Keselamatan dan Kesehatan Kerja (K3) merupakan himbauan keamanan dalam bekerja agar terhindar dari kecelakaan dan penyakit akibat kerja. Sebenarnya, himbauan ini merupakan salah satu hal yang wajib diterapkan oleh semua perusahaan.
Permen No 10 Tahun 2021 Tentang Pedoman Sistem Keselamatan Konstruksi, hal ini juga tertuang dalam Undang-Undang Ketenagakerjaan No. 13 Tahun 2003 pasal 87. Bagian Keselamatan dan Kesehatan Kerja adalah bagian penting dalam sebuah pekerjaan konstruksi dan telah tertuang dalam mata pembayaran.
Lalainya pengawasan Dinas Pendidikan dan Kebudayaan (Disdikbud) Kabupaten Mukomuko terhadap rekanan pekerjaan fisik sekolah yang dibiayai oleh DAK mengakibatkan rekanan tidak mematuhi tentang manajemen Keselamatan Konstruksi .
Perlu digaris bawahi, bahwa ketentuan tentang kesehatan kerja ini, telah ditetapkan sesuai peraturan pemerintah.
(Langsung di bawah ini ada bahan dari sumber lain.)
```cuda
void build_p256_tab(zka_ctx* ctx, const uint32_t* base_aff_dev, FixedTable& out, int w) {
  Stream& st = ctx->st;
  const int nwin = fb_windows(w);
  const size_t E = (size_t)fb_entries(w), count = (size_t)nwin * E;
  DevBuf pows, rows;
  uint32_t* d_pows = pows.get<uint32_t>((size_t)nwin * P256_PROJ_WORDS);
  uint32_t* d_rows = rows.get<uint32_t>(count * P256_PROJ_WORDS);
  out.tab = out.buf.get<uint32_t>(count * P256_AFF_WORDS);
  launch(st, 1, P256PowsTask{base_aff_dev, nullptr, d_pows, 1, nwin, w});
  if (w > 9) {
    DevBuf hi;
    const int nh = 1 << (w - 9);
    uint32_t* d_hi = hi.get<uint32_t>((size_t)nwin * nh * P256_PROJ_WORDS);
    launch(st, nwin, P256RowsHiTask{d_pows, d_hi, d_rows, w});
    launch(st, (long long)nwin * nh, P256RowsLoTask{d_pows, d_hi, d_rows, w});
    sync(st);
  } else {
    launch(st, nwin, P256RowsTask{d_pows, d_rows, w});
  }
  launch_p256_norm(st, d_rows, out.tab, nullptr, nullptr, (long long)(count));
  sync(st);
}
uint32_t* alloc_tom_tab(zka_ctx* ctx, DevBuf& buf) {
  const size_t words = ctx->tom.total() * TOM_PRE_WORDS;
  if (ctx->tom_table_max && words * sizeof(uint32_t) > ctx->tom_table_max)
    throw std::runtime_error("proof-group fixed-base table of " + std::to_string(words * sizeof(uint32_t)) + " bytes exceeds ZKA_TOM_TABLE_MAX");
  return buf.get_exact<uint32_t>(words);
}
#if defined(ZKA_PG_WAR256)
void build_tom_tab(zka_ctx* ctx, const uint32_t* base_aff_dev, FixedTable& out) {
  Stream& st = ctx->st;
  const int w = ctx->tom.w, nwin = ctx->tom.nwin;
  const size_t E = (size_t)fb_entries(w), count = (size_t)nwin * E;
  DevBuf pows, rows;
  uint32_t* d_pows = pows.get<uint32_t>((size_t)nwin * P256_PROJ_WORDS);
  uint32_t* d_rows = rows.get<uint32_t>(count * P256_PROJ_WORDS);
  out.tab = alloc_tom_tab(ctx, out.buf);
  launch(st, 1, WarPowsTask{base_aff_dev, nullptr, d_pows, 1, nwin, w});
  if (w > 9) {
    DevBuf hi;
    const int nh = 1 << (w - 9);
    uint32_t* d_hi = hi.get<uint32_t>((size_t)nwin * nh * P256_PROJ_WORDS);
    launch(st, nwin, WarRowsHiTask{d_pows, d_hi, d_rows, w});
    launch(st, (long long)nwin * nh, WarRowsLoTask{d_pows, d_hi, d_rows, w});
    sync(st);
  } else {
    launch(st, nwin, WarRowsTask{d_pows, d_rows, w});
  }
  {
    const int ch = norm_chunk_for((long long)count, 5);
    launch(st, ((long long)count + ch - 1) / ch, WarNormTask{d_rows, out.tab, nullptr, nullptr, (int)count, ch});
  }
  sync(st);
}
#else
void build_tom_tab(zka_ctx* ctx, const uint32_t* base_aff_dev, FixedTable& out) {
  Stream& st = ctx->st;
  const FbShape sh = ctx->tom;
  out.tab = alloc_tom_tab(ctx, out.buf);
  DevBuf pows, rows, hi;
  uint32_t* d_pows = pows.get<uint32_t>((size_t)sh.nwin * 36);
  uint32_t* d_rows = rows.get<uint32_t>(sh.entries(sh.nwin - 1) * TOM_PROJ_WORDS);
  launch(st, 1, TomPowsTask{base_aff_dev, d_pows, 1, sh});
  const bool two_level = sh.w > 9;
  uint32_t* d_hi = nullptr;
  if (two_level) {
    d_hi = hi.get<uint32_t>(tom_hi_offset(sh, sh.nwin) * 36);
    launch(st, sh.nwin, TomRowsHiTask{d_pows, d_hi, sh});
  }
  for (int j = 0; j < sh.nwin; j++) {
    const size_t ne = sh.entries(j);
    const uint32_t* pw = d_pows + (size_t)j * 36;
    if (two_level) {
      const int nh = 1 << (sh.width(j) - 9);
      launch(st, nh + 1, TomRowsLoTask{pw, d_hi + tom_hi_offset(sh, j) * 36, d_rows, nh});
    } else {
      launch(st, 1, TomRowsTask{pw, d_rows, sh.width(j)});
    }
    launch(st, (long long)(ne + 15) / 16, TomTabE2Task{d_rows, out.tab + sh.offset(j) * TOM_PRE_WORDS, (int)ne});
  }
  sync(st);
}

#endif

template <class T>
const T* stage_in(Stream& st, DevBuf& buf, const T* p, size_t count) {
  if (!p || count == 0) return p;
  if (is_device_ptr(p)) return p;
  T* d = buf.get<T>(count);
  copy_h2d(st, d, p, count * sizeof(T));
  return d;
}

template <class T>
struct Output {
  T* dst;
  size_t width;
  bool dev;
  Output(T* p, size_t width) : dst(p), width(width), dev(is_device_ptr(p)) {}
  T* rows(DevBuf& stage, uint32_t b0, size_t rows) const { return dev ? dst + b0 * width : stage.get<T>(rows * width); }
  void copy_back(Stream& st, uint32_t b0, const T* d, size_t rows) const {
    if (!dev) copy_d2h(st, dst + b0 * width, d, rows * width * sizeof(T));
  }
  void copy_back_2d(Stream& st, uint32_t b0, const T* d, size_t rows, size_t bytes) const {
    if (!dev) copy_d2h_2d(st, dst + b0 * width, width * sizeof(T), d, width * sizeof(T), bytes, rows);
  }
};

std::vector<uint32_t> chunk_schedule(uint32_t B, uint32_t cmax, int lanes, bool taper) {
  std::vector<uint32_t> off{0};
  auto r32 = [](uint32_t v) { return v < 32 ? std::max<uint32_t>(v, 1) : ((v + 31) & ~31u); };
  if (lanes > 1) {
    uint32_t per = r32((B + (uint32_t)lanes - 1) / (uint32_t)lanes);
    cmax = std::min(cmax, std::max<uint32_t>(per, 256));
  }
  uint32_t done = 0;
  auto push = [&](uint32_t n) { n = std::min(n, B - done); if (n) { done += n; off.push_back(done); } };
  if (taper && cmax >= 1024 && B >= 3 * cmax) {
    const uint32_t q = r32(cmax / 4), h = r32(cmax / 2);
    push(q);
    push(h);
    const uint32_t mid = B - done - (h + q);
    const uint32_t nm = (mid + cmax - 1) / cmax;
    const uint32_t each = r32((mid + nm - 1) / nm);
    for (uint32_t i = 0; i + 1 < nm; i++) push(each);
    push(B - done - (h + q));
    push(h);
    push(q);
  } else {
    const uint32_t nk = (B + cmax - 1) / cmax;
    const uint32_t each = r32((B + nk - 1) / nk);
    while (done < B) push(each);
  }
  return off;
// ... 1011 lines not shown
        d.tape = dt;
      }
      ev_record(ln.ev_tape[slot], ci);
    };
    uint32_t k = (uint32_t)li;
    int slot = 0;
    if (k < nchunks) issue_inputs(k, slot);
    for (; k < nchunks; slot ^= 1) {
      const uint32_t b0 = off[k];
      const int Bc = (int)(off[k + 1] - b0);
      const uint32_t k_this = k;
      const double t_begin = ms_now();
      ev_wait(st, ln.ev_small[slot]);
      ev_wait(st, ln.ev_out[slot]);
      ProveCtx c = prove_ctx(ctx, P, Bc, S, (int)ring.N, n);
      c.mode = mode; c.head_len = mode == 0 ? HEAD_LEN : 0;
      c.base = cin[slot].base; c.s_in = cin[slot].s_in; c.q_in = cin[slot].q_in;
      c.msg_hash = cin[slot].msg_hash;
      c.sig = cin[slot].sig;
      c.pk = cin[slot].pk;
      c.which = cin[slot].which;
      c.tape = cin[slot].tape;
      c.tape_stride = seeded ? (size_t)32 * seed_draws : is_device_ptr(rows.tape) ? rows.tape_stride : dev_tape_stride;
      c.tape_draws = seeded ? (uint32_t)seed_draws : (uint32_t)(rows.tape_stride / 32);
      ring.fill(c, ring_m, cin[slot].ring_of);
      const size_t S1 = (size_t)S + 1;
      const size_t nA = (size_t)Bc * S1;
      const size_t n1 = (size_t)Bc * (2 + 2 * S);
      Cursor w(ln.w);
      c.s1 = w.take<uint32_t>((size_t)Bc * 8);
      c.pk_aff = w.take<uint32_t>((size_t)Bc * 16);
      c.q_aff = w.take<uint32_t>((size_t)Bc * 16);
      c.q_inf = w.take<uint8_t>(Bc);
      c.r_aff = w.take<uint32_t>((size_t)Bc * 16);
      c.r_bytes = w.take<uint8_t>((size_t)Bc * BSTRIDE);
      c.rpows = w.take<uint32_t>((size_t)Bc * RT_NWIN * P256_PROJ_WORDS);
      c.rrows = w.take<uint32_t>((size_t)Bc * KEY_CAP * P256_PROJ_WORDS);
      c.rtab = w.take<uint32_t>((size_t)Bc * KEY_CAP * P256_AFF_WORDS);
      c.pa_T = w.take<uint32_t>(nA * P256_PROJ_WORDS);
      c.pa_A = w.take<uint32_t>(nA * P256_PROJ_WORDS);
      c.pa_T_aff = w.take<uint32_t>(nA * 16);
      c.pa_T_inf = w.take<uint8_t>(nA);
      c.pa_A_aff = w.take<uint32_t>(nA * 16);
      c.pa_A_bytes = w.take<uint8_t>(nA * BSTRIDE);
      c.pa_A_inf = w.take<uint8_t>(nA);
      c.s1_jv = w.take<uint32_t>(n1 * 8);
      c.s1_jr = w.take<uint32_t>(n1 * 8);
      c.s1_proj = w.take<uint32_t>(n1 * TOM_E2_WORDS);
      c.s1_aff = w.take<uint32_t>(n1 * TOM_AFF_WORDS);
      c.s1_bytes = w.take<uint8_t>(n1 * BSTRIDE);
      c.chal = w.take<uint32_t>((size_t)Bc * 3);
      c.zcount = w.take<uint32_t>(Bc);
      c.item_base = w.take<uint32_t>(Bc);
      c.item_total = w.take<uint32_t>(2);
      c.rep_off = w.take<uint32_t>((size_t)Bc * S);
      c.gk_off = w.take<uint32_t>(Bc);
      c.gk_dv = w.take<uint32_t>((size_t)Bc * n * 8);
      c.gk_x = w.take<uint32_t>((size_t)Bc * 3);
      c.u12 = w.take<uint32_t>((size_t)Bc * 16);
      c.tab_of = w.take<uint32_t>(Bc);
      c.tab_rep = w.take<uint32_t>((size_t)Bc * 2);
      c.tab_count = w.take<uint32_t>(2);
      c.which_s = w.take<uint32_t>(Bc);
      uint32_t* base_aff = w.take_if<uint32_t>(mode == 1, (size_t)Bc * 16);
      c.base_aff = mode == 0 ? c.pk_aff : base_aff;
      uint8_t* hedged = w.take_if<uint8_t>(hedge, (size_t)Bc * 32);
      const uint8_t* seeds = hedge ? hedged : cin[slot].seeds;
      c.proof_stride = rows.proof_stride;
      Cursor ob(ln.out[slot]);
      c.proofs = po.rows(ob.next(), b0, Bc);
      c.proof_len = lo.rows(ob.next(), b0, Bc);
      c.status = so.rows(ob.next(), b0, Bc);

      launch(st, Bc, PreKeyTask{c});
      launch(st, Bc, KeyDedupTask{c});
      launch(st, Bc, KeyRankTask{c});
      launch(st, Bc, KeyAssignTask{c});
      {
        const int Bp = (Bc + 31) & ~31;
        launch(st, (long long)Bp + Bc,
               PowsAndPreTask{P256PowsTask{c.base_aff, nullptr, c.rpows, Bc, RT_NWIN, RT_W, c.tab_rep, c.tab_count, c.tab_count + 1}, PreTask{c}, Bp});
      }
      launch(st, (long long)Bc * ((KEY_CAP + 15) / 16), P256RowsBlockTask{c.rpows, c.rrows, KEY_W_MIN, c.tab_count, c.tab_count + 1});
      {
        const long long np = (long long)Bc * KEY_CAP;
        const uint32_t kest = ring.set ? (uint32_t)Bc : std::min<uint32_t>(ring.N, (uint32_t)Bc);
        const int west = key_window_bits(kest, (uint32_t)Bc, (uint32_t)S + 2);
        const int ch = norm_chunk_for((long long)kest * fb_windows(west) * fb_entries(west), 5);
        launch(st, (np + ch - 1) / ch, P256NormTask{c.rrows, c.rtab, nullptr, nullptr, (int)np, ch, c.tab_count, 0, c.tab_count + 1});
      }
      ev_wait(st, ln.ev_tape[slot]);
      if (hedge) {
        SeedHedgeTask ht{{}, ring_digest, cin[slot].ring_of, cin[slot].seeds, c.msg_hash, c.sig, c.pk, c.which, hedged};
        memcpy(ht.params_digest, P->hedge_digest, 32);
        launch(st, Bc, ht);
      }
      if (seeded) {
        const int d1 = draws_before_items(S);
        launch(st, (long long)Bc * d1, SeedProveTapeTask{seeds, const_cast<uint8_t*>(c.tape), c.tape_stride, S, n, 0, d1, nullptr});
      }
      {
        const int nAp = (int)((nA + 31) & ~(size_t)31);
        launch(st, (long long)nAp + Bc, PhaseAAndRPointTask{PhaseAP256Task{c}, RPointTask{c}, (int)nA, nAp});
      }
      launch_p256_norm(st, c.pa_T, c.pa_T_aff, nullptr, c.pa_T_inf, (long long)(nA));
      launch_p256_norm(st, c.pa_A, c.pa_A_aff, c.pa_A_bytes, c.pa_A_inf, (long long)(nA));
      if (mode == 1) launch(st, Bc, ExpStatementTask{c});
      prove_store1(st, c);
      launch(st, Bc, ExpChallengeTask{c});
      launch(st, 1, ScanTask{c});
      uint32_t tot2[2] = {0, 0};
      copy_d2h(st, tot2, c.item_total, 8);
      const bool tape_host = !seeded && ctx->tape_split && !is_device_ptr(rows.tape);
      sync(st);
      if (seeded) {
        const int d1 = draws_before_items(S), span = prove_draws((int)tot2[1], n, S) - d1;
        launch(st, (long long)Bc * span,
               SeedProveTapeTask{seeds, const_cast<uint8_t*>(c.tape), c.tape_stride, S, n, d1, span, c.zcount, c.ring_of, c.ring_depth});
      } else if (tape_host) {
        const size_t o0 = (size_t)32 * draws_before_items(S);
        const size_t o1 = std::min(rows.tape_stride, (size_t)32 * prove_draws((int)tot2[1], n, S));
        if (o1 > o0)
          copy_d2h_2d(st, const_cast<uint8_t*>(c.tape) + o0, c.tape_stride, rows.at(b0).tape + o0, rows.tape_stride, o1 - o0, Bc);
      }
      const double t_mid = ms_now();
      {
        const uint32_t kn = next_chunk.fetch_add(1);
        if (kn < nchunks) issue_inputs(kn, slot ^ 1);
        k = kn;
      }
      const uint32_t M = tot2[0];
      const size_t max_len = mode == 0 ? (size_t)proof_len((int)tot2[1], n, S)
                                       : (size_t)tot2[1] * REP0_LEN + (size_t)(S - (int)tot2[1]) * REP1_LEN;
      c.M = (int)M;
      c.item_b = w.take<uint32_t>(M);
      c.item_i = w.take<uint32_t>(M);
      c.item_k = w.take<uint32_t>(M);
      c.pb_T1 = w.take<uint32_t>((size_t)M * P256_PROJ_WORDS);
      c.pb_T1_aff = w.take<uint32_t>((size_t)M * 16);
      c.pb_T1_inf = w.take<uint8_t>(M);
      const size_t n2 = c.s2_count();
      c.s2_jv = w.take<uint32_t>(n2 * 8);
      c.s2_jr = w.take<uint32_t>(n2 * 8);
      c.s2_proj = w.take<uint32_t>(n2 * TOM_E2_WORDS);
      c.s2_aff = w.take<uint32_t>(n2 * TOM_AFF_WORDS);
      c.s2_bytes = w.take<uint8_t>(n2 * BSTRIDE);
      c.secrets = w.take<uint32_t>((size_t)M * SECRETS_PER_ITEM * 8);
      c.item_inv = w.take<uint32_t>((size_t)M * 8);
      c.item_chal = w.take<uint32_t>((size_t)M * HASHES_PER_ITEM * 3);
      c.gk_part = w.take_if<uint32_t>(gk_blocks(n) > 1, (size_t)Bc * n * gk_blocks(n) * 8);
      uint32_t* gext = w.take<uint32_t>(prove_gext_words(c));
      launch(st, Bc, ItemsTask{c});
      launch(st, M, PhaseBP256Task{c});
      launch_p256_norm(st, c.pb_T1, c.pb_T1_aff, nullptr, c.pb_T1_inf, (long long)(M));
      prove_items_gk(st, c, gext, true, true);
      launch(st, (long long)nA, RepEmitTask{c});
      if (mode == 0) launch(st, Bc, GkEmitTask{c});
      launch(st, (long long)Bc * FIN_PARTS, FinalizeTask{c});
      if (check) {
        const uint8_t* key = seeded ? seeds : c.tape;
        check_chunk(ctx, P, ln, c, cin[slot], ring, ring_m, key, seeded ? 32 : c.tape_stride, seeded ? 32 : 96, b0, check_counts);
      }
      ev_record(ln.ev_done[slot], st);
      if (ctx->progress && k_this < ctx->progress_cap) notify_progress(st, ctx->progress + k_this);
      if (!po.dev || !lo.dev || !so.dev) {
        Stream& co = ln.cs_out;
        ev_wait(co, ln.ev_done[slot]);
        po.copy_back_2d(co, b0, c.proofs, Bc, max_len);
        lo.copy_back(co, b0, c.proof_len, Bc);
        so.copy_back(co, b0, c.status, Bc);
        ev_record(ln.ev_out[slot], co);
      }
      if (trace) {
// ... 685 lines not shown
```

Jika terjadi pelanggaran dan tidak dipenuhi oleh perusahaan,akan mendapatkan ancaman hukuman pidana/kurungan selama satu tahun atau denda sebanyak banyak Rp 15.000.000 (lima belas juta rupiah).
Pentingnya K3 bagi para tenaga konstruksi menjadi prioritas yang wajib dipikirkan dalam suatu proyek konstruksi. Sebab, hal itu diamanatkan dalam Undang-Undang Jasa Konstruksi (UUJK) Nomor 2 Tahun 2017 Pasal 70.
Regulasi tersebut juga menyebutkan pentingnya mewujudkan proyek konstruksi yang memegang nilai-nilai keamanan, keselamatan, kesehatan, dan keberlanjutan. Seluruh kontraktor yang mengerjakan proyek fisik yang ada dikabupaten mukomuko yang mengabaikan K3 dapat dikenakan sanksi.
Penegasan ini dilontarkan karena banyaknya laporan masyarakat kepada awak Media. Masih banyak kontraktor yang tidak memenuhi standar atau mengabaikan standard operating proscedure (SOP).
Saat wartawan Penarafflesia menghubung via telpon Pejabat Pembuat Komitmen (PPK) tidak diangkat, lalu awak media mendatangi Dinas Pendidikan dan Kebudayaan Kabupaten Mukomuko Pukul 14.00 Wib bertemu Pejabat Pengelola Teknis Kegiatan (PPTK) Widodo. Ia mengatakan untuk saat ini PPK belum bisa ditemui karena sakit.
Disinggung mengenai masalah pekerjaan fisik SD yang dibiayai DAK, Widodo tidak banyak komentar dan enggan untuk menjawab.
"Karena masalah dilapangan kita sudah serahkan kepada Konsultan Pengawas," ungkap Widodo, Jumat (10/9). (Dnex)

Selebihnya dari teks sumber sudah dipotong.